Sawyer v. Duncan (Dec. 14, 2000), Cuyahoga App. No. 78056; Trowbridge v. Delapaz (June 29, 2000), Cuyahoga App. No. 76405.
{¶ 20} Although the verdict is not against the manifest weight of the evidence, it must still be reversed if the jury was unfairly influenced to return it, and the inadmissible hearsay statement that Neal was "faking it" in order to make an insurance claim was inflammatory and highly prejudicial. Moreover, a car accident victim should have the opportunity to obtain at least a preliminary medical evaluation in most instances, unless the evidence shows that the contact between the vehicles was very minor.
{¶ 21} Therefore, even though the error concerns a single piece of testimony, the potential impact of that testimony cannot be ignored. Under the circumstances we cannot conclude, with the certainty required, that the jury would have reached the same result in the absence of the prejudicial hearsay testimony. The judge erred in admitting that testimony, and we cannot find the error harmless.

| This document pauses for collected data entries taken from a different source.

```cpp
static int fetch_bytes(rfq_ctx* ctx, const uint8_t* d, size_t n, std::string& out) {
    out.resize(n);
    if (n) HIPCHK(ctx, hipMemcpy(&out[0], d, n, hipMemcpyDeviceToHost));
    return RFQ_OK;
}
static int fetch_line(rfq_ctx* ctx, const Text& T, uint32_t g, int k, std::string& out) {
    int s = 0; uint32_t r = g; if (T.paired == 1) { s = (int)(g & 1u); r = g >> 1; }
// ... 369 lines not shown
}
static int enc_gather_tiles(rfq_ctx* ctx, const EncBatch& b, const EncCut& cut, EncTables& t, EncForm& f, AuxGuard& guard) {
    hipStream_t S = ctx->stream; DBuf* B = ctx->b;
    const uint32_t np = cut.reads_used / 2;
    if (b.mirrored && f.masks && !G2_SE_OK) return RFQ_AGAIN_MIRROR;
    uint8_t *rflag, *rn; HIPCHK(ctx, table(B[B_RFLAG], (t.nr + 15) & ~(size_t)15, rflag)); HIPCHK(ctx, table(B[B_RN], (t.nr + 15) & ~(size_t)15, rn));
    ClearList z; memset(&z, 0, sizeof z);
    if (!(z.add(t.cbits, 2 * t.nc * 4, 0xFFFFFFFFu) && z.add(t.C.ncount, t.nc * 4, 0u) && z.add(t.C.nmap, t.nc * NMAP_WORDS * 4, 0u) && z.add(t.segb, t.nsb * 4, 0u) &&
          z.add(t.segm, t.nsb * 4, 0u) && z.add(t.segc, t.nsb * 4, 0xFFFFFFFFu) && z.add(rflag, t.nr, 0u) && z.add(rn, t.nr, 0u)))
        return rfq_fail(ctx, RFQ_E_HIP, "internal: more than %d regions in one clear list", CLEAR_MAX);
    clear_list(S, z);
    ctx->timer.begin("chunk_flags", S);
    hipLaunchKernelGGL(k_chunk_bases, dim3((cut.n_chunks + 255) / 256), dim3(256), 0, S, t.R, t.C, cut.n_chunks, 1);
    if (f.hdr_aside) HIPCHK(ctx, hipStreamWaitEvent(S, ctx->ev_mid, 0));
    ctx->timer.end(S);

    if (f.masks) { ctx->timer.begin("quality_masks", S); ctx->timer.end(S); }
    ctx->timer.begin("gather", S);
    const size_t nld = (size_t)(cut.total_bases >> 4) + cut.reads_used + 16;
    const size_t lnb_cap = B[B_LNB].cap;
    uint32_t* lpk; uint16_t* lnb; HIPCHK(ctx, table(B[B_LPK], nld * 4, lpk)); HIPCHK(ctx, table(B[B_LNB], nld * 2, lnb));
    if (B[B_LNB].cap != lnb_cap) ctx->lnb_dirty = true;
    if (ctx->lnb_dirty) HIPCHK(ctx, hipMemsetAsync(lnb, 0, B[B_LNB].cap, S));
    ctx->lnb_dirty = true;
    const uint32_t K = 1u << f.kshift;
    const uint32_t bx = grid_x_for(cut.n_chunks, (cut.max_reads + K - 1) / K, 6u * ctx->n_cu);
    const uint32_t text4 = (uint32_t)((((uint64_t)cut.max_rec << f.kshift) + 64u + 15u) / 16u) + 8u;
    G2Planes M; M.planes = nullptr; M.rare = nullptr; M.pstride = 0; M.nd = 0; M.mirror_err = b.mirrored ? &b.dst->err : (uint32_t*)nullptr; M.pw = (uint32_t)((((uint64_t)cut.max_len << f.kshift) + 31u) / 32u) + 2u;
    auto dyn_of = [&](uint32_t nd_) -> uint32_t { return text4 * 16u + (G2_REFN + G2_REFS + 32u) + 4u * nd_ * M.pw; };
    if (f.masks) {
        M.nd = std::min<uint32_t>(ctx->h_hdr.n_normal, 3u);
        if (M.nd == 3u && dyn_of(3u) + 64u > 26880u) M.nd = 2u;
        const size_t need_w = (t.catbytes >> 5) + 16, extra_w = t.nc * (1u + G2_RARE_LIST) / G2_PLANES + 16;
        if (B[B_QPLANE].cap / 4 / G2_PLANES < need_w + extra_w || ctx->qplane_stride < need_w) {
            HIPCHK(ctx, B[B_QPLANE].ensure((need_w + extra_w) * G2_PLANES * 4)); ctx->qplane_stride = B[B_QPLANE].cap / 4 / G2_PLANES - extra_w;
                    ctx->qplane_dirty = true;
        }
        if ((ctx->qplane_stride + extra_w) * G2_PLANES * 4 > B[B_QPLANE].cap) { ctx->qplane_stride = B[B_QPLANE].cap / 4 / G2_PLANES - extra_w;
                ctx->qplane_dirty = true; }
        uint32_t dmask = 0; for (uint32_t d = 0; d < M.nd; d++) dmask |= 1u << (ctx->h_hdr.dense[d] & 7u);
        if (ctx->qplane_mask & ~dmask) ctx->qplane_dirty = true;
        ctx->qplane_mask = dmask;
        M.planes = B[B_QPLANE].as<uint32_t>(); M.pstride = ctx->qplane_stride; M.rare = M.planes + G2_PLANES * M.pstride;
        if (ctx->qplane_dirty) HIPCHK(ctx, hipMemsetAsync(M.planes, 0, ((size_t)M.pstride * G2_PLANES + t.nc * (1u + G2_RARE_LIST)) * 4, S));
        ctx->qplane_dirty = true; ctx->qplane_nd = M.nd;
    }
    t.qplane = f.masks ? M.planes : nullptr;
    const uint32_t dyn = dyn_of(M.nd) + ctx->opt.g2_pad; (void)dyn;
    for (int phase = 1; phase <= (b.is_pe ? 2 : 1); phase++) {
        const uint32_t* only = phase == 2 ? (const uint32_t*)t.redo : (const uint32_t*)nullptr;
        if (phase == 2) hipLaunchKernelGGL(k_gather_redo_reset, dim3(cut.n_chunks), dim3(64), 0, S, only, t.segm, t.segc, t.n_seg,
                                           f.masks ? M.planes : (uint32_t*)nullptr, M.pstride, (const DevHeader*)t.D, M.nd, (const uint32_t*)t.R.pq, (const uint32_t*)t.C.first, (const uint64_t*)t.C.qbase,
                                           lnb, (const uint8_t*)rn);
        if (f.masks) hipLaunchKernelGGL(k_mask_bounds, dim3(cut.n_chunks), dim3(64), 0, S, (const uint32_t*)t.R.pq, (const uint32_t*)t.C.first, (const uint64_t*)t.C.qbase,
                M.planes, M.pstride, (const DevHeader*)t.D, M.nd, bx, only);
#define RFQ_G2_ARGS b.T, t.R, (const uint32_t*)t.C.first, (const uint64_t*)t.C.qbase, (const DevHeader*)t.D, t.qcat, lpk, lnb, rflag, \
                    rn, t.segm, t.segc, t.n_seg, f.kshift, t.cbits, t.cfail, only, text4, M
        if (f.masks && !b.is_pe && G2_SE_OK) hipLaunchKernelGGL((k_gather2<true, 0>), dim3(bx, cut.n_chunks), dim3(256), dyn, S, RFQ_G2_ARGS);
        else if (f.masks && b.a->paired == RFQ_PE_TWO_FILES && G2_SE_OK && b.mirrored) hipLaunchKernelGGL((k_gather2<true, 1, true>), dim3(bx, cut.n_chunks), dim3(256), dyn, S, RFQ_G2_ARGS);
        else if (f.masks && b.a->paired == RFQ_PE_TWO_FILES && G2_SE_OK) hipLaunchKernelGGL((k_gather2<true, 1>), dim3(bx, cut.n_chunks), dim3(256), dyn, S, RFQ_G2_ARGS);
        else if (f.masks) hipLaunchKernelGGL(k_gather2<true>, dim3(bx, cut.n_chunks), dim3(256), dyn, S, RFQ_G2_ARGS);
        else hipLaunchKernelGGL(k_gather2<false>, dim3(bx, cut.n_chunks), dim3(256), dyn, S, RFQ_G2_ARGS);
#undef RFQ_G2_ARGS
        if (phase == 1) hipLaunchKernelGGL(k_chunk_flags_b, dim3(cut.n_chunks), dim3(64), 0, S, t.R, t.C, (const DevHeader*)t.D, b.is_pe ? 1 : 0, (const uint32_t*)t.cbits,
                (const uint32_t*)t.cfail, t.redo);
    }
    HIPCHK(ctx, table(B[B_SCRATCH], std::max<size_t>(B[B_SCRATCH].cap, (size_t)(f.masks ? cut.total_bases / 8 : cut.total_bases + cut.total_bases / 4) + t.nc * 4096 + 256), t.scratch));
    HIPCHK(ctx, table(B[B_SCRATCHN], std::max<size_t>(B[B_SCRATCHN].cap, (size_t)(cut.total_bases / 64) + t.nc * 1024 + 256), t.scratch_n));
    hipLaunchKernelGGL(k_stream_plan, dim3(cut.n_chunks), dim3(64), 0, S, t.R, t.C, (const DevHeader*)t.D, t.ctot, t.ctot_n, cut.n_chunks, (const uint32_t*)t.segm, t.n_seg, 1);
    scan_exclusive<uint64_t>(S, t.ctot, t.cbase, cut.n_chunks, (uint64_t*)t.scantmp, 1);
    hipLaunchKernelGGL(k_enc_totals, dim3(1), dim3(64), 0, S, t.C, (const uint64_t*)t.cbase, cut.n_chunks, 0, b.dst, (uint64_t)B[B_SCRATCH].cap);
    const bool aux_chain = f.aux_chain = ctx->aux_ready() && !ctx->opt.one_stream; hipStream_t A = aux_chain ? ctx->aux : S;
    if (aux_chain) { HIPCHK(ctx, hipEventRecord(ctx->ev_fork, S)); HIPCHK(ctx, hipStreamWaitEvent(A, ctx->ev_fork, 0)); guard.armed = true; }
    if (b.is_pe) {
        const OvLoose Z = { (const uint32_t*)t.R.pq, (const uint32_t*)lpk, (const uint16_t*)lnb, (const uint8_t*)rflag, (const uint8_t*)rn };
        const uint32_t ob = std::min<uint32_t>((np + 255) / 256, 65535u * 16u);
        if (cut.max_len <= 160u) hipLaunchKernelGGL((k_overlap<true, 160u>), dim3(ob), dim3(256), 0, A, b.T, Z, t.ovraw, np);
        else hipLaunchKernelGGL(k_overlap<true>, dim3(ob), dim3(256), 0, A, b.T, Z, t.ovraw, np);
    }
    if (aux_chain) { HIPCHK(ctx, hipEventRecord(ctx->ev_ovl, A)); f.coder_waits = true; }
    hipLaunchKernelGGL(k_chunk_prefix, dim3(cut.n_chunks), dim3(256), 0, A, b.T, t.R, t.C, (const DevHeader*)t.D, (const int16_t*)t.ovraw, t.ovb);
    {
        const uint32_t max_len = cut.max_rec / 2u;
        uint32_t rshift = 8; while (rshift && ((uint64_t)(max_len / 16u + 1u) << rshift) > SP_OWN) rshift--;
        uint32_t sx = grid_x_for(cut.n_chunks, (cut.max_reads >> rshift) + 1u, 8u * ctx->n_cu);
        hipLaunchKernelGGL(k_seqpack, dim3(sx, cut.n_chunks), dim3(256), aux_chain ? ctx->opt.sp_pad : 0u, A, (const uint32_t*)t.R.pq, (const uint32_t*)t.R.sd, (const U4*)t.C.ptot,
                (const uint32_t*)t.C.first, (const uint32_t*)t.C.il, (const int8_t*)t.ovb, (const DevHeader*)t.D,
                           (const uint64_t*)t.C.sbase, (const uint32_t*)lpk, (const uint16_t*)lnb, (const uint8_t*)rn, t.spk, t.snm,
                           t.C.ncount, t.C.nmap, t.segm, t.segc, t.n_seg, rshift);
    }
    uint64_t* tmp2 = B[B_SCANTMP2].as<uint64_t>() + (t.nr / SCAN_TILE + 2) * 2;
    hipLaunchKernelGGL(k_stream_plan, dim3(cut.n_chunks), dim3(64), 0, A, t.R, t.C, (const DevHeader*)t.D, t.ctot, t.ctot_n, cut.n_chunks, (const uint32_t*)t.segm, t.n_seg, 2);
    scan_exclusive<uint64_t>(A, t.ctot_n, t.cbase_n, cut.n_chunks, tmp2, 1);
    chunk_layout(A, b, cut, t, tmp2, 0);
    hipLaunchKernelGGL(k_enc_totals, dim3(1), dim3(64), 0, A, t.C, (const uint64_t*)t.cbase_n, cut.n_chunks, 2, b.dst, (uint64_t)B[B_SCRATCHN].cap);
    KCHK(ctx, "k_gather2");
    ctx->timer.end(S);
    return RFQ_OK;
}
static int enc_gather_bytes(rfq_ctx* ctx, EncBatch& b, const EncCut& cut, EncTables& t, EncForm& f) {
    hipStream_t S = ctx->stream; DBuf* B = ctx->b;
    uint64_t* const tmp = (uint64_t*)t.scantmp;
    HIPCHK(ctx, hipMemsetAsync(t.cbits, 0xFF, 2 * t.nc * 4, S));
    ctx->timer.begin("chunk_flags", S);
    hipLaunchKernelGGL(k_chunk_bases, dim3((cut.n_chunks + 255) / 256), dim3(256), 0, S, t.R, t.C, cut.n_chunks, 1);
    if (f.hdr_aside) HIPCHK(ctx, hipStreamWaitEvent(S, ctx->ev_mid, 0));
    const uint32_t fbx = std::max(1u, std::min<uint32_t>((cut.max_reads + 255) / 256, std::max(1u, 4096u / cut.n_chunks)));
    hipLaunchKernelGGL(k_chunk_flags_a, dim3(fbx, cut.n_chunks), dim3(256), 0, S, b.T, t.R, t.C, (const DevHeader*)t.D, b.is_pe ? 1 : 0, t.cbits, t.cfail);
    hipLaunchKernelGGL(k_chunk_flags_b, dim3(cut.n_chunks), dim3(64), 0, S, t.R, t.C, (const DevHeader*)t.D, b.is_pe ? 1 : 0, (const uint32_t*)t.cbits, (const uint32_t*)t.cfail,
            (uint32_t*)nullptr);
    if (b.is_pe) {
        const OvLoose noz = { nullptr, nullptr, nullptr, nullptr, nullptr };
        const uint32_t ob = std::min<uint32_t>((cut.n_units + 255) / 256, 65535u * 16u);
        hipLaunchKernelGGL(k_overlap<false>, dim3(ob), dim3(256), 0, S, b.T, noz, t.ovraw, cut.n_units);
    }
    const uint32_t np = cut.reads_used / 2; U4* const pvin = B[B_PVIN].as<U4>();
    if (b.is_pe) hipLaunchKernelGGL(k_overlap_apply, dim3((np + 255) / 256), dim3(256), 0, S, t.R, t.C, (const DevHeader*)t.D, (const int16_t*)t.ovraw, t.ovb, np);
    hipLaunchKernelGGL(k_pv_in, dim3((cut.n_reads + 255) / 256), dim3(256), 0, S, b.T, t.R, pvin, cut.n_reads);
    scan_exclusive<U4>(S, pvin, t.R.pv, cut.n_reads, (U4*)t.scantmp, 1);
    hipLaunchKernelGGL(k_chunk_bases, dim3((cut.n_chunks + 255) / 256), dim3(256), 0, S, t.R, t.C, cut.n_chunks, 2);
    hipLaunchKernelGGL(k_chunk_ptot, dim3((cut.n_chunks + 255) / 256), dim3(256), 0, S, t.R, t.C, cut.n_chunks);
    KCHK(ctx, "k_chunk_flags");
    ctx->timer.end(S);

    ctx->timer.begin("gather_bytes", S);
    HIPCHK(ctx, hipMemsetAsync(t.C.ncount, 0, t.nc * 4, S)); HIPCHK(ctx, hipMemsetAsync(t.C.nmap, 0, t.nc * NMAP_WORDS * 4, S));
    HIPCHK(ctx, hipMemsetAsync(t.segb, 0, t.nsb * 4, S)); HIPCHK(ctx, hipMemsetAsync(t.segm, 0, t.nsb * 4, S));
            HIPCHK(ctx, hipMemsetAsync(t.segc, 0xFF, t.nsb * 4, S));
    uint8_t* scat; HIPCHK(ctx, table(B[B_SCAT], t.catbytes, scat));
    const uint32_t bx = grid_x_for(cut.n_chunks, (cut.max_reads + GT_READS - 1) / GT_READS, 5u * ctx->n_cu);
    hipLaunchKernelGGL(k_gather, dim3(bx, cut.n_chunks), dim3(256), 0, S, b.T, t.R, t.C, (const int8_t*)t.ovb, (const DevHeader*)t.D, t.qcat, scat, t.segm, t.segc, t.n_seg);
    const uint32_t px = grid_x_for(cut.n_chunks, (cut.max_chunk_bases / 16u + 255u) / 256u + 1u, 8u * ctx->n_cu);
    hipLaunchKernelGGL(k_packbytes, dim3(px, cut.n_chunks), dim3(256), 0, S, (const U4*)t.R.pv, (const uint32_t*)t.C.first, (const uint64_t*)t.C.sbase, (const uint8_t*)scat,
                       t.spk, t.snm);
    hipLaunchKernelGGL(k_stream_plan, dim3(cut.n_chunks), dim3(64), 0, S, t.R, t.C, (const DevHeader*)t.D, t.ctot, t.ctot_n, cut.n_chunks, (const uint32_t*)t.segm, t.n_seg, 3);
    scan_exclusive<uint64_t>(S, t.ctot, t.cbase, cut.n_chunks, tmp, 1);
    scan_exclusive<uint64_t>(S, t.ctot_n, t.cbase_n, cut.n_chunks, tmp, 1);
    chunk_layout(S, b, cut, t, tmp, 0);
    hipLaunchKernelGGL(k_enc_totals, dim3(1), dim3(64), 0, S, t.C, (const uint64_t*)t.cbase, cut.n_chunks, 0, b.dst, ~0ull);
    hipLaunchKernelGGL(k_enc_totals, dim3(1), dim3(64), 0, S, t.C, (const uint64_t*)t.cbase_n, cut.n_chunks, 2, b.dst, ~0ull);
    KCHK(ctx, "k_gather");
    HIPCHK(ctx, ctx->fetch(&b.hs, b.dst, sizeof b.hs, S));
    if (f.make_header) HIPCHK(ctx, ctx->fetch(&ctx->h_hdr, t.D, sizeof(DevHeader), S));
    HIPCHK(ctx, ctx->fetch_sync(S));
    ctx->timer.end(S);
    { const int rc = header_errors(ctx, b, f); if (rc) return rc; }
    enc_form(ctx, cut, f, true);
    HIPCHK(ctx, table(B[B_SCRATCH], (size_t)b.hs.total_scratch + 256, t.scratch)); HIPCHK(ctx, table(B[B_SCRATCHN], (size_t)b.hs.total_scratch_n + 256, t.scratch_n));
    return RFQ_OK;
}
static int launch_coder(rfq_ctx* ctx, hipStream_t Q, const EncBatch& b, const EncCut& cut, const EncTables& t, const EncForm& f, uint32_t g0, uint32_t gn) {
    if (f.coder_list && g0 == 0 && gn >= f.nqg) {
        const uint64_t mb = (uint64_t)((cut.n_chunks + 7) / 8) * 8ull * t.n_seg;
        if (mb > 0x7FFFFFFFull) return rfq_fail(ctx, RFQ_E_ARG, "batch too large for the position-coder grid");
        hipLaunchKernelGGL(k_pos_coder_list, dim3((uint32_t)mb), dim3(64), std::min<uint32_t>(ctx->h_hdr.n_normal, NPOS_SLOT) * 128u, Q, t.R, t.C, (const DevHeader*)t.D,
                (const uint8_t*)t.qcat, t.scratch, (const uint64_t*)t.cbase, t.segb, (const int*)t.segc, (const uint32_t*)t.segm, t.n_seg, cut.n_chunks, b.dst);
        g0 = f.nqg; gn -= f.nqg;
        if (gn == 0) return RFQ_OK;
    }
    const uint64_t pc_blocks = (uint64_t)((cut.n_chunks + 7) / 8) * 8ull * gn * t.n_seg;
    if (pc_blocks > 0x7FFFFFFFull) return rfq_fail(ctx, RFQ_E_ARG, "batch too large for the position-coder grid");
    hipLaunchKernelGGL(k_pos_coder, dim3((uint32_t)pc_blocks), dim3(64), 0, Q, t.R, t.C, (const DevHeader*)t.D, (const uint8_t*)t.qcat, (const uint16_t*)t.snm,
                       t.scratch, (const uint64_t*)t.cbase, t.scratch_n, (const uint64_t*)t.cbase_n,
                       t.segb, (const int*)t.segc, (const uint32_t*)t.segm, t.n_seg, cut.n_chunks, f.nqg, g0, gn, b.dst,
                       (const uint32_t*)t.qplane, (uint64_t)ctx->qplane_stride);
    return RFQ_OK;
}
// ... 932 lines not shown
```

{¶ 22} The first, third, fourth, and fifth assignments of error are overruled. The second assignment of error is sustained.
{¶ 23} Judgment reversed and remanded.
Frank D. Celebrezze Jr., J., concurs.
Patricia A. Blackmon, P.J., concurs in Judgment only.
ASSIGNMENTS OF ERROR
"I. The trial court erred when it denied Plaintiff-Appellant's motion for new trial." "II. The trial court erred when it failed to rule upon Plaintiff-Appellant's objection and motion to strike at trial." "III. The Defendant-Appellee committed prejudicial error at trial which was unexpected and was a surprise to the Plaintiff-Appellant that ordinary prudence could not have guarded against." "IV. The Plaintiff-Appellant was prejudiced by irregularities during trial." "V. The jury verdict defies the weight of the evidence and is otherwise incomprehensible and is based on speculation, which resulted in prejudice to the Plaintiff-Appellant."
It is ordered that the appellant recover from appellee costs herein taxed.
It is ordered that a special mandate issue out of this court directing the Cuyahoga County Court of Common Pleas to carry this judgment into execution.